In case it's a weird rate-limiting problem, maybe we could try using GITHUB_TOKEN to make an authenticated request?

And/or switch to gh (or curl), if we're suspicious that it might perform better than actions/github-script?

Getting all the Exercism-owned, public, non-archived, repos with the exercism-tooling topic with gh:

gh repo list exercism \
    --visibility public \
    --no-archived \
    --limit 500 \
    --topic exercism-tooling \
    --json name \
    --jq 'sort_by(.name)' \
    | jq '.[:3]' 

(The final pipe to jq is just to slice to keep the output short below).

[
  {
    "name": "abap-test-runner"
  },
  {
    "name": "bash-analyzer"
  },
  {
    "name": "bash-test-runner"
  }
]

I think this avoids the search API, because if I write --limit 1234 I don't see this message: https://github.com/cli/cli/blob/9454ad376953/pkg/cmd/repo/list/list.go#L181-L182

ErikSchierboom commented 2 years ago

In case it's a weird rate-limiting problem, maybe we could try using GITHUB_TOKEN to make an authenticated request?

I think it already does that: https://github.com/actions/github-script#actionsgithub-script

A pre-authenticated octokit/rest.js client with pagination plugins

SaschaMann commented 2 years ago

I don't have a particular preference for github-script vs gh for this particular use case. Though I'm not sure if this would be as readable in Bash. These lines would need to be rewritten: https://github.com/exercism/org-wide-files/blob/cd205480e83eb23769696e0ad553ad53d5b94558/.github/workflows/sync-rest.yml#L78-L97

Not relying on the search API seems like a good idea for resilience.

ErikSchierboom commented 2 years ago

But then what does it use?
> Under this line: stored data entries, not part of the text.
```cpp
#ifdef P2V_DIAG
extern unsigned long long* g_gemm_stamps;
#define AT_STAMP(slot)                                                                                             \
  do {                                                                                                             \
    if (a.stamps && threadIdx.x == 0 && (slot) < 16) a.stamps[(long long)blockIdx.x * 16 + (slot)] = __builtin_readcyclecounter(); \
  } while (0)
#else
#define AT_STAMP(slot) do { } while (0)
#endif
template <int HD, int NKP, bool TAP, bool ISH>
__global__ __launch_bounds__(512, HD > 64 ? 2 : (NKP <= 7 ? 4 : (NKP <= 10 ? 3 : 2))) void k_lis_attention(std::conditional_t<TAP, AttnArgs, AttnKArgs> a) {
  static_assert(HD % 16 == 0 && HD >= 16 && HD <= 128, "head_dim");
  constexpr int KROWS = NKP * 32;
  constexpr int NKB = NKP * 2;
  constexpr int VSTRIDE = KROWS + 4;
  constexpr int CH = HD / 16;
  constexpr int NQ = (CH + 3) / 4;
  constexpr int NDT = HD / 16;
  extern __shared__ __attribute__((aligned(16))) unsigned char smem[];
  int8_t* sK = reinterpret_cast<int8_t*>(smem);
  unsigned short* sVt = reinterpret_cast<unsigned short*>(smem + KROWS * HD);
  unsigned char* lutE = smem + KROWS * HD + HD * VSTRIDE * 2;
  unsigned char* lutFR = lutE + 258 * 8;
  typedef __attribute__((address_space(3))) const long long* lds_i64p;
  typedef __attribute__((address_space(3))) const double* lds_f64p;
  const int ebase = (int)(unsigned)(uintptr_t)(__attribute__((address_space(3))) unsigned char*)lutE;

  const int tid = threadIdx.x, lane = tid & 63, wave = tid >> 6, g = lane >> 4, l15 = lane & 15;
  const int b = blockIdx.x / a.H, head = blockIdx.x % a.H;
  const int N = a.N, D = a.H * HD, ld = 3 * D;
  const int8_t* base = a.qkv + (long long)b * N * ld + head * HD;
  AT_STAMP(0);

  if (tid < 256) {
    int xi = -tid;
    const int lim = 32 * a.at.x0_int;
    xi = xi < lim ? lim : xi;
    const int q = xi / a.at.x0_int;
    const int r = xi - a.at.x0_int * q;
    const long long z = (long long)r * (r + a.at.b_int) + a.at.c_int;
    long long e = z << (32 - q);
    e = e < 0 ? 0 : e;
    const float ef = (float)e;
    reinterpret_cast<long long*>(lutE)[tid] = e;
    reinterpret_cast<double*>(lutFR)[tid] = 1.0 / (double)ef;
    if (tid == 0) {
      reinterpret_cast<long long*>(lutE)[256] = 0;
      reinterpret_cast<double*>(lutFR)[256] = 1.0;
    }
  }
  AT_STAMP(1);
  for (int i0 = tid; i0 < KROWS * CH; i0 += 2 * (int)blockDim.x) {
    uint4 kv[2], vv[2];
#pragma unroll
    for (int u = 0; u < 2; ++u) {
      const int i = i0 + u * (int)blockDim.x;
      const int row = i / CH, c = i % CH;
      kv[u] = make_uint4(0, 0, 0, 0);
      vv[u] = make_uint4(0, 0, 0, 0);
      if (i < KROWS * CH && row < N) {
        kv[u] = *reinterpret_cast<const uint4*>(base + (long long)row * ld + D + c * 16);
        vv[u] = *reinterpret_cast<const uint4*>(base + (long long)row * ld + 2 * D + c * 16);
      }
    }
#pragma unroll
    for (int u = 0; u < 2; ++u) {
      const int i = i0 + u * (int)blockDim.x;
      if (i >= KROWS * CH) break;
      const int row = i / CH, c = i % CH;
      const int sw = (HD == 64) ? (c ^ (((row >> 3) & 1) << 1)) : c;
      *reinterpret_cast<uint4*>(sK + row * HD + sw * 16) = kv[u];
      const unsigned w4[4] = {vv[u].x, vv[u].y, vv[u].z, vv[u].w};
#pragma unroll
      for (int j = 0; j < 16; ++j) {
        const float f = (float)sx8(w4[j >> 2], j & 3);
        sVt[(c * 16 + j) * VSTRIDE + row] = (unsigned short)(__float_as_uint(f) >> 16);
      }
    }
  }

  const float nmm = -(a.at.qk_scale * (a.at.s_qkv_sq * a.at.inv_s_attn));
  const float avm = a.at.av_mul * P2V_PROB_SCALE;
  const int nqb = ((a.nq > 0 && a.nq < N ? a.nq : N) + 15) >> 4;
  const int nwaves = (int)(blockDim.x >> 6);
  AT_STAMP(2);
  v4i fq_next[NQ];
#pragma unroll
  for (int j = 0; j < NQ; ++j) {
    fq_next[j] = (v4i){0, 0, 0, 0};
    if (4 * j + g < CH && wave < nqb) {
      const int qr0 = wave * 16 + l15;
      fq_next[j] = *reinterpret_cast<const v4i*>(base + (long long)(qr0 < N ? qr0 : N - 1) * ld + (4 * j + g) * 16);
    }
  }
  __syncthreads();
  AT_STAMP(3);
  [[maybe_unused]] int stamp_base = 4;
  for (int qb = wave; qb < nqb; qb += nwaves) {
    const int qrow = qb * 16 + l15;
    v4i fq[NQ];
#pragma unroll
    for (int j = 0; j < NQ; ++j) {
      fq[j] = fq_next[j];
      if (4 * j + g < CH && qb + nwaves < nqb) {
        const int qn = (qb + nwaves) * 16 + l15;
        fq_next[j] = *reinterpret_cast<const v4i*>(base + (long long)(qn < N ? qn : N - 1) * ld + (4 * j + g) * 16);
      }
    }
    v4i s[NKB];
#pragma unroll
    for (int kb = 0; kb < NKB; ++kb) {
      const int row = kb * 16 + l15;
#pragma unroll
      for (int j = 0; j < NQ; ++j) {
        const bool live = 4 * j + g < CH;
        const int c = live ? 4 * j + g : 0;
        const int sw = (HD == 64) ? (c ^ (((row >> 3) & 1) << 1)) : c;
        v4i fk = *reinterpret_cast<const v4i*>(sK + row * HD + sw * 16);
        if (!live) fk = (v4i){0, 0, 0, 0};
        if (j == 0) s[kb] = __builtin_amdgcn_mfma_i32_16x16x64_i8(fk, fq[0], (v4i){0, 0, 0, 0}, 0, 0, 0);
        else s[kb] = __builtin_amdgcn_mfma_i32_16x16x64_i8(fk, fq[j], s[kb], 0, 0, 0);
      }
    }
    const bool tail_empty = (NKB - 1) * 16 >= N;
#ifdef P2V_DIAG
    asm volatile("s_nop 0" :: "v"(s[NKB - 1][0]));
#endif
    AT_STAMP(stamp_base);
    long long S = 0;
    [[maybe_unused]] int rowmax = 0;
    if (ISH) {
      const int p = a.pshift, hm1 = (1 << (p - 1)) - 1;
      int mx = -100000;
#pragma unroll
      for (int kb = 0; kb < NKB; ++kb) {
        if (kb == NKB - 1 && tail_empty) continue;
#pragma unroll
        for (int r = 0; r < 4; ++r) {
          const int sv = s[kb][r];
          int code = (int)((unsigned)sv + (unsigned)hm1 + (((unsigned)sv >> p) & 1u)) >> p;
          code = code < -128 ? -128 : (code > 127 ? 127 : code);
          if (kb >= NKB - 2) code = (kb * 16 + 4 * g + r) < N ? code : -100000;
          s[kb][r] = code;
          mx = code > mx ? code : mx;
        }
      }
      {
        int o = __shfl_xor(mx, 16);
        mx = o > mx ? o : mx;
        o = __shfl_xor(mx, 32);
        mx = o > mx ? o : mx;
      }
      if (TAP) rowmax = mx;
      const int mx8 = (mx << 3) + ebase;
#pragma unroll
      for (int kb = 0; kb < NKB; ++kb) {
        if (kb == NKB - 1 && tail_empty) continue;
#pragma unroll
        for (int r = 0; r < 4; ++r) {
          int d8;
          asm("v_mad_i32_i24 %0, %1, -8, %2" : "=v"(d8) : "v"(s[kb][r]), "v"(mx8));
          if (kb >= NKB - 2) d8 = d8 > ebase + 2048 ? ebase + 2048 : d8;
          s[kb][r] = d8;
          S += *(lds_i64p)(uintptr_t)(unsigned)d8;
        }
        __builtin_amdgcn_sched_barrier(0);
      }
    } else {
    int mn = 1000;
#pragma unroll
    for (int kb = 0; kb < NKB; ++kb) {
      if (kb == NKB - 1 && tail_empty) continue;
#pragma unroll
      for (int r = 0; r < 4; ++r) {
        int nc = (int)__builtin_amdgcn_fmed3f(rintf((float)s[kb][r] * nmm), -127.f, 128.f);
        if (kb >= NKB - 2) nc = (kb * 16 + 4 * g + r) < N ? nc : 1000;
        s[kb][r] = nc;
        mn = nc < mn ? nc : mn;
      }
    }
    {
      int o = __shfl_xor(mn, 16);
      mn = o < mn ? o : mn;
      o = __shfl_xor(mn, 32);
      mn = o < mn ? o : mn;
    }
    if (TAP) rowmax = -mn;
    const int neg8mn = -8 * mn + ebase;
#pragma unroll
    for (int kb = 0; kb < NKB; ++kb) {
      if (kb == NKB - 1 && tail_empty) continue;
#pragma unroll
      for (int r = 0; r < 4; ++r) {
        int d8 = (s[kb][r] << 3) + neg8mn;
        if (kb >= NKB - 2) d8 = d8 > ebase + 2048 ? ebase + 2048 : d8;
        s[kb][r] = d8;
        S += *(lds_i64p)(uintptr_t)(unsigned)d8;
      }
      __builtin_amdgcn_sched_barrier(0);
    }
    }
    S += __shfl_xor(S, 16);
    S += __shfl_xor(S, 32);
    const float Sf = (float)S;
    const double Sd = (double)Sf;
    AT_STAMP(stamp_base + 1);

// ... 99 lines not shown
```

diff-vit_amd/csrc/p2vit_capi.cpp:

```cpp
#include <hip/hip_runtime.h>
#include <math.h>
#include <stdarg.h>
#include <stdio.h>
#include <stdlib.h>
#include <string.h>

#include <initializer_list>
#include <memory>
#include <vector>

#include "p2vit_kernels.h"

static thread_local char g_err[512] = "";

static int fail(int code, const char* fmt, ...) {
  va_list ap;
  va_start(ap, fmt);
  vsnprintf(g_err, sizeof g_err, fmt, ap);
  va_end(ap);
  return code;
}
struct KeepLastError {
  char keep[sizeof g_err];
  KeepLastError() { memcpy(keep, g_err, sizeof keep); }
// ... 7 lines not shown
}
static inline int round_up(int v, int m) { return (v + m - 1) / m * m; }
static bool is_pot(float v) {
  int ex;
  return v > 0.f && frexpf(v, &ex) == 0.5f;
}

static int check_lis_consts(const char* who, int x0_int, int b_int, int c_int) {
  if (x0_int >= 0) return fail(P2V_E_ARG, "%s: x0_int must be negative", who);
  if (c_int <= 0 || c_int >= (1 << 24) || b_int < 0 || b_int >= (1 << 23) || x0_int < -(1 << 12))
    return fail(P2V_E_UNSUPPORTED, "%s: log-int-softmax constants out of range (x0 %d, b %d, c %d): softmax input scale below 2^-11?", who, x0_int,
                b_int, c_int);
  return P2V_OK;
}
static int check_requant_scale(const char* who, float inv_s_out) {
  if (!(is_pot(inv_s_out) && inv_s_out >= 0x1p-40f && inv_s_out <= 0x1p40f))
    return fail(P2V_E_UNSUPPORTED, "%s: REQUANT 1/scale %g must be a power of two (it is folded into the column scales)", who, inv_s_out);
  return P2V_OK;
}
static int check_gelu_tab(const char* who, const p2v_gelu_tab& t) {
  if (t.table && (t.cells <= 0 || t.cells > 4096)) return fail(P2V_E_ARG, "%s: GELU table with %d cells", who, t.cells);
  return P2V_OK;
}
static int check_attn(const char* who, const p2v_attn& at) {
  const int rc = check_lis_consts(who, at.x0_int, at.b_int, at.c_int);
  if (rc != P2V_OK) return rc;
  if (!is_pot(at.s_qkv_sq * at.inv_s_attn)) return fail(P2V_E_UNSUPPORTED, "%s: s_qkv_sq * inv_s_attn must be a power of two", who);
  if (!(at.qk_scale > 0.f) || !(at.av_mul > 0.f)) return fail(P2V_E_ARG, "%s: qk_scale and av_mul must be positive", who);
  if (!is_pot(at.av_mul) || at.av_mul > 0x1p15f || at.av_mul < 0x1p-40f)
    return fail(P2V_E_UNSUPPORTED, "%s: av_mul %g must be a power of two in [2^-40, 2^15]", who, at.av_mul);
  return P2V_OK;
}

struct p2v_plan {
  p2v_model_desc d;
  int tokens, patches, k_patch, k_patch_pad, n_layers;
  std::vector<p2v_linear> lin[2];
  std::vector<char> lin_set[2];
  float inv_s_input;
  p2v_epilogue embed_epi;
  const int8_t* cls_codes;
  const int8_t* embed_cls_codes = nullptr;
  bool embed_set;
  std::vector<p2v_block> blocks;
  std::vector<char> block_set;
  p2v_ln final_ln;
  float head_inv_s, head_s;
  bool head_set;
  std::vector<float*> ln_pre_buf;
  float* final_pre_buf = nullptr;
  std::vector<char> block_folded;
  std::vector<const float*> resid_tab;
  std::vector<float*> resid_buf;
  int device = -1;
  ~p2v_plan() {
    int prev = -1;
    const bool sw = device >= 0 && hipGetDevice(&prev) == hipSuccess && prev != device && hipSetDevice(device) == hipSuccess;
    for (float* b : ln_pre_buf)
      if (b) (void)hipFree(b);
    for (float* b : resid_buf)
      if (b) (void)hipFree(b);
    if (final_pre_buf) (void)hipFree(final_pre_buf);
    if (sw) (void)hipSetDevice(prev);
  }
};

static void build_resid_tables(p2v_plan* plan, int block);
static int bit_index(int bits) { return bits == 4 ? 0 : (bits == 8 ? 1 : -1); }
template <class Block>
static auto& block_ln(Block& b, int i) { return i < 2 ? b.ln1[i] : b.ln2[(i - 2) >> 1][(i - 2) & 1]; }
static bool ln_constants_present(const p2v_ln& l, bool with_mask = true) {
  return (l.mask || !with_mask) && l.gamma && l.beta && l.inv_out && l.post_mul;
}

extern "C" {

extern int g_ln_generic;
extern int g_ln_rows;
extern int g_attn_waves;
extern int g_ln_gemm;
extern int g_ln_gemm_ver;
extern int g_gemm_tile;
extern int g_resid_pre;
extern int g_attn_stream;
extern int g_attn_packed;
extern int g_ln_pre;
extern int g_gemm_rows;
int g_cls_rows = 1;

enum { ANY_ENV = 1, ANY_API = 2 };
static const struct Switch {
  const char *name, *env;
  int* var;
  int lo, hi, step, any;
  bool takes(int v, int how) const { return (any & how) || (v >= lo && v <= hi && (v - lo) % step == 0); }
  void set(int v) const { *var = (hi == 1 && lo == 0) ? v != 0 : v; }
} kSwitches[] = {
    {"attn_waves", "P2V_ATTN_WAVES", &g_attn_waves, 4, 8, 1, 0},
    {"ln_gemm", "P2V_LN_GEMM", &g_ln_gemm, 0, 1, 1, ANY_ENV | ANY_API},
    {"ln_gemm_version", "P2V_LN_GEMM_V", &g_ln_gemm_ver, 1, 3, 1, 0},
    {"gemm_tile", "P2V_GEMM_TILE", &g_gemm_tile, 0, 256, 128, 0},
    {"attn_stream", "P2V_ATTN_STREAM", &g_attn_stream, 0, 1, 1, ANY_ENV | ANY_API},
    {"attn_packed", "P2V_ATTN_PACKED", &g_attn_packed, 0, 1, 1, 0},
    {"ln_pre", "P2V_LN_PRE", &g_ln_pre, 0, 1, 1, ANY_ENV | ANY_API},
    {"resid_pre", "P2V_RESID_PRE", &g_resid_pre, 0, 1, 1, ANY_ENV | ANY_API},
    {"gemm_rows", "P2V_GEMM_ROWS", &g_gemm_rows, 0, 2, 1, 0},
    {"cls_rows", "P2V_CLS_ROWS", &g_cls_rows, 0, 1, 1, ANY_ENV},
    {"ln_rows", "P2V_LN_ROWS", &g_ln_rows, 1, 64, 1, 0},
    {"ln_generic", "P2V_LN_GENERIC", &g_ln_generic, 0, 1, 1, ANY_API},
};
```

The graphql API? Something special?

SaschaMann commented 2 years ago

I didn't look up what the gh command does but there's an endpoint that returns all repositories in an organisation. You could then filter these based on topics afterwards.

ErikSchierboom commented 2 years ago

I think that is what they do: https://github.com/cli/cli/blob/00e97121ec8cf4de86bdda704fb711302a8dfc96/pkg/cmd/repo/list/http.go#L80

ee7 commented 2 years ago

I think the source of truth is https://github.com/cli/cli/blob/00e97121ec8c/pkg/cmd/repo/list/http.go#L32, but I don't understand exactly what I'm seeing. It looks like both listRepos and searchRepos use the GraphQL API v4, and FromSearch is set to true if e.g. we filter non-archived or by topic.

(Edit: Erik beat me by 7 seconds).

ErikSchierboom commented 2 years ago

If the graphql search API is used, I'd assume that also has rate limits, so are we gaining anything by not using github script?

ee7 commented 2 years ago

Aha, I've worked it out.

If I write

gh repo list exercism --no-archived --topic exercism-tooling --limit 1234

Then the output does start with

warning: this query uses the Search API which is capped at 1000 results maximum

But the warning does not appear if I add some --json option:

gh repo list exercism --no-archived --topic exercism-tooling --limit 1234 --json name

I think they could still print that warning on stderr (which is where it appears when --json is not used).

ee7 commented 2 years ago

If the graphql search API is used, I'd assume that also has rate limits, so are we gaining anything by not using github script?

I don't know. But the GraphQL API and the REST API do have different limits: https://docs.github.com/en/graphql/overview/resource-limitations#rate-limit

Maybe let's do nothing for now, and keep an eye on the number of repos targeted by an org-wide-files run? Or we could e.g. obtain the repo list by two independent methods, and require them to agree.